Search code examples
parsingdata-structurescompiler-constructionabstract-syntax-treebnf

AST for this Mini-Language


I'm having trouble figuring, deciding on how will the Abstract Syntax Tree result in memory, will it be a forest of trees for each statement?, or will it be a single rooted binary tree?.

Sample source:

P: 10
if A < 15:
    P: 9

Here's the BNF-Grammar :

<Prog>       ::= <Stmts>
<Stmts>      ::= <Stmt> | <Stmt> <Stmt>
<Stmt>       ::= <IfStmt> NL | <AssignStmt> NL
<AssignStmt> ::= <Id> : <Aexp> | <Indents> <AssignStmt>
<IfStmt>     ::= if <Lexp> : NL <Stmts> | <Indents> <IfStmt>
<Aexp>       ::= <Id> | <Int> | <Aexp> <AOP> <Aexp>
<Lexp>       ::= <Aexp> <LOP> <Aexp>
<LOP>        ::= < | > | & 
<AOP>        ::= + | - | * | /
<Int>        ::= 0 | 1 | 2 | 3 | 4 | 5 | 6 | 7 | 8 | 9 | <Int> <Int>
<Id>         ::= A | B | C | D | E | F | P
<Indents>    ::= SPC | SPC <Indents>

Where SPC represents white-space and NL the newline character. Yes it only allows 7 identifiers. And positive integers.

It is easily lexed, however I've searched lot but most of the AST examples only use mathematical expressions which are quit easy to grasp. If you find that my grammar is incorrect please say so. Also note that the syntax is inspired in Python I've read the Lexical Analysis doc for it but it doesn't even mention the word tree.

Thanks in advance.


Solution

  • Given the fact that there may be multiple "statements" in the program and under each "if statement", you can arrange statements as lists/arrays in memory. If you really want to use trees, you can do that, but those trees will only formally be trees as they will be degenerated and will look and function as lists. Think about it, every statement has practically no relation to its neighbor statements other than the order in which they appear and execute. They do not form a recursive structure. P: 10 and if A < 15: don't have any recursive relationship with each other.

    It doesn't seem there's a good reason for or a clear advantage of using trees to represent statements. You may choose to use trees to have a single uniform data structure, however.

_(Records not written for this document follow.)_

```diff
@@ -84,7 +85,7 @@
 hipError_t launch_l0(const LayerGeom &g, const sicn_weights &w, const uint8_t *in, uint8_t *out,
                      int n_images, hipStream_t stream, int out_layout, const sicn_options &o, const ChipGeom &chip, bool relu = true);
 hipError_t launch_l7(const LayerGeom &g, const sicn_weights &w, const uint8_t *in, uint8_t *out,
-                     int n_images, hipStream_t stream, int in_layout, const sicn_options &o, const ChipGeom &chip);
+                     int n_images, hipStream_t stream, int in_layout, const sicn_options &o, const ChipGeom &chip, int halves = 2);
 
 bool mfma_supported(int cin, int cout, int transposed);
 size_t mfma16_stream_bytes(int cin, int cout);
@@ -116,5 +117,7 @@
 void pack_l0g(const int8_t *w_okc, int8_t *dst);
 size_t l7_bytes(int cin);
 void pack_l7(const int8_t *w_okc, int cin, int8_t *dst);
+size_t l7_half_bytes();
+void pack_l7_half(const int8_t *w_okc, int8_t *dst);
 
 }
```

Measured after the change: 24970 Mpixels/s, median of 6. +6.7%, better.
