## Batch mask loads in masked epilogue, widen fc1 GEMM tiles, prefetch loss-kernel inputs

Three changes go in together. The masked dgrad epilogue now loads every activation mask value before any store, so those loads can overlap. The fused fc1 dgrad/wgrad pair and trio kernels use 1x2 wave tiles (128x128 blocks) in place of 1x1, and the second-layer eligibility check is relaxed to match. The dueling loss kernel issues its first four slab loads and the bias and per-sample scalar loads before the weight copy into LDS, and reads per-action biases through readlane. The aim is to hide global-memory latency and reduce the block count, at the cost of more registers and fewer workgroups for small shapes.

```diff
diff --git a/agent0_amd/csrc/igemm_x9.h b/agent0_amd/csrc/igemm_x9.h
--- a/agent0_amd/csrc/igemm_x9.h
+++ b/agent0_amd/csrc/igemm_x9.h
@@ -195,6 +195,8 @@
 template <> struct a0_x9_plain<OpPlanesKC> { static constexpr bool value = true; };
 template <class EP> struct a0_is_hadamard { static constexpr bool value = false; };
 template <> struct a0_is_hadamard<EpiHadamard> { static constexpr bool value = true; };
+template <class EP> struct a0_is_masked { static constexpr bool value = false; };
+template <> struct a0_is_masked<EpiMaskMat> { static constexpr bool value = true; };
 
 int a0_x9_products_now();
 template <class OA, class OB, class EP, int WM, int WN, int MT, int NT, int KS = 2, int NPR = 9, bool FULL = false>
@@ -371,6 +373,32 @@
         return;
     }
     const int z = bz;
+    if constexpr (a0_is_masked<EP>::value) {
+        float mk[MT][NT][16];
+#pragma unroll
+        for (int i = 0; i < MT; ++i)
+#pragma unroll
+            for (int j = 0; j < NT; ++j) {
+                const int y = y0 + wn * (NT * 32) + j * 32 + (lane & 31);
+#pragma unroll
+                for (int r = 0; r < 16; ++r) {
+                    const int x = x0 + wm * (MT * 32) + i * 32 + (r & 3) + 8 * (r >> 2) + 4 * (lane >> 5);
+                    mk[i][j][r] = EP::mask(pe, x < X ? x : X - 1, y < Y ? y : Y - 1);
+                }
+            }
+#pragma unroll
+        for (int i = 0; i < MT; ++i)
+#pragma unroll
+            for (int j = 0; j < NT; ++j) {
+                const int y = y0 + wn * (NT * 32) + j * 32 + (lane & 31);
+#pragma unroll
+                for (int r = 0; r < 16; ++r) {
+                    const int x = x0 + wm * (MT * 32) + i * 32 + (r & 3) + 8 * (r >> 2) + 4 * (lane >> 5);
+                    if (x < X && y < Y) EP::store_masked(pe, x, y, acc[i][j][r], mk[i][j][r]);
+                }
+            }
+        return;
+    }
 #pragma unroll
     for (int i = 0; i < MT; ++i)
 #pragma unroll
@@ -435,6 +463,7 @@
     typedef a0_x9_geom<OA1, OB1, WM, WN, MT, NT, KS> G1;
     typedef a0_x9_geom<OA2, OB2, WM, WN, MT, NT, KS> G2;
     constexpr int LDS = G1::LDS_BYTES > G2::LDS_BYTES ? G1::LDS_BYTES : G2::LDS_BYTES;
+    static_assert(LDS <= 160 * 1024, "a workgroup's tile buffers must fit the 160 KB of LDS");
     const int six = a0_x9_products_now() == 6;
     auto kern = six ? a0_igemm_x9_pair_kernel<OA1, OB1, EP1, OA2, OB2, EP2, WM, WN, MT, NT, KS, 6> : a0_igemm_x9_pair_kernel<OA1, OB1, EP1, OA2, OB2, EP2, WM, WN, MT, NT, KS, 9>;
     static bool configured[2] = {false, false};
@@ -473,6 +502,7 @@
     typedef a0_x9_geom<OA1, OB1, WM, WN, MT, NT, KS> G1;
     typedef a0_x9_geom<OA2, OB2, WM, WN, MT, NT, KS> G2;
     constexpr int LDS = G1::LDS_BYTES > G2::LDS_BYTES ? G1::LDS_BYTES : G2::LDS_BYTES;
+    static_assert(LDS <= 160 * 1024, "a workgroup's tile buffers must fit the 160 KB of LDS");
     const int six = a0_x9_products_now() == 6;
     auto kern = six ? a0_igemm_x9_trio_kernel<OA1, OB1, EP1, OA2, OB2, EP2, WM, WN, MT, NT, KS, 6> : a0_igemm_x9_trio_kernel<OA1, OB1, EP1, OA2, OB2, EP2, WM, WN, MT, NT, KS, 9>;
     static bool configured[2] = {false, false};
diff --git a/agent0_amd/csrc/loss.hip b/agent0_amd/csrc/loss.hip
--- a/agent0_amd/csrc/loss.hip
+++ b/agent0_amd/csrc/loss.hip
@@ -500,15 +500,19 @@
     __shared__ float dsh[4][32];
     const int lane = threadIdx.x & 63, wave = threadIdx.x >> 6;
     const int NQ = A + (dueling ? 1 : 0);
-    for (int i = threadIdx.x; i < NQ * 128; i += 256) { ((a0_f4*)wsm)[i] = ((const a0_f4*)W_on)[i]; ((a0_f4*)wsm)[NQ * 128 + i] = ((const a0_f4*)W_tg)[i]; }
     const int b = blockIdx.x * 4 + wave;
     const int br = b < B ? b : B - 1;
+    const int ab = act[br];
+    const float rew_b = rew[br], done_b = done[br], wgt_b = wgt[br];
+    const float hb_on = lane < NQ ? b_on[lane] : 0.f, hb_tg = lane < NQ ? b_tg[lane] : 0.f;
+    float b1o[8], b1t[8];
+#pragma unroll
+    for (int i = 0; i < 8; ++i) { b1o[i] = b1_on[lane + 64 * i]; b1t[i] = b1_tg[lane + 64 * i]; }
     float ho[8], ht[8], hs[8];
 #pragma unroll
     for (int i = 0; i < 8; ++i) { ho[i] = 0.f; ht[i] = 0.f; hs[i] = 0.f; }
     const long long ro = (long long)br * 512 + lane;
-    auto sum4 = [&](const float* __restrict__ sp, float (&h)[8]) {
-        int z = 0;
+    auto sum4 = [&](const float* __restrict__ sp, float (&h)[8], int z) {
         for (; z + 4 <= nslab; z += 4) {
             float t[4][8];
 #pragma unroll
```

    As for expressions, they fit into the tree idea nicely since many operators are binary, they take one or two inputs and produce an output, which can in turn be used as an input to some other operator. There's a clear recursion here.

    I think it would be practical to arrange the entire program as a list of sublists (for statements) and trees (for expressions). But you can use degenerated trees instead of (sub)lists.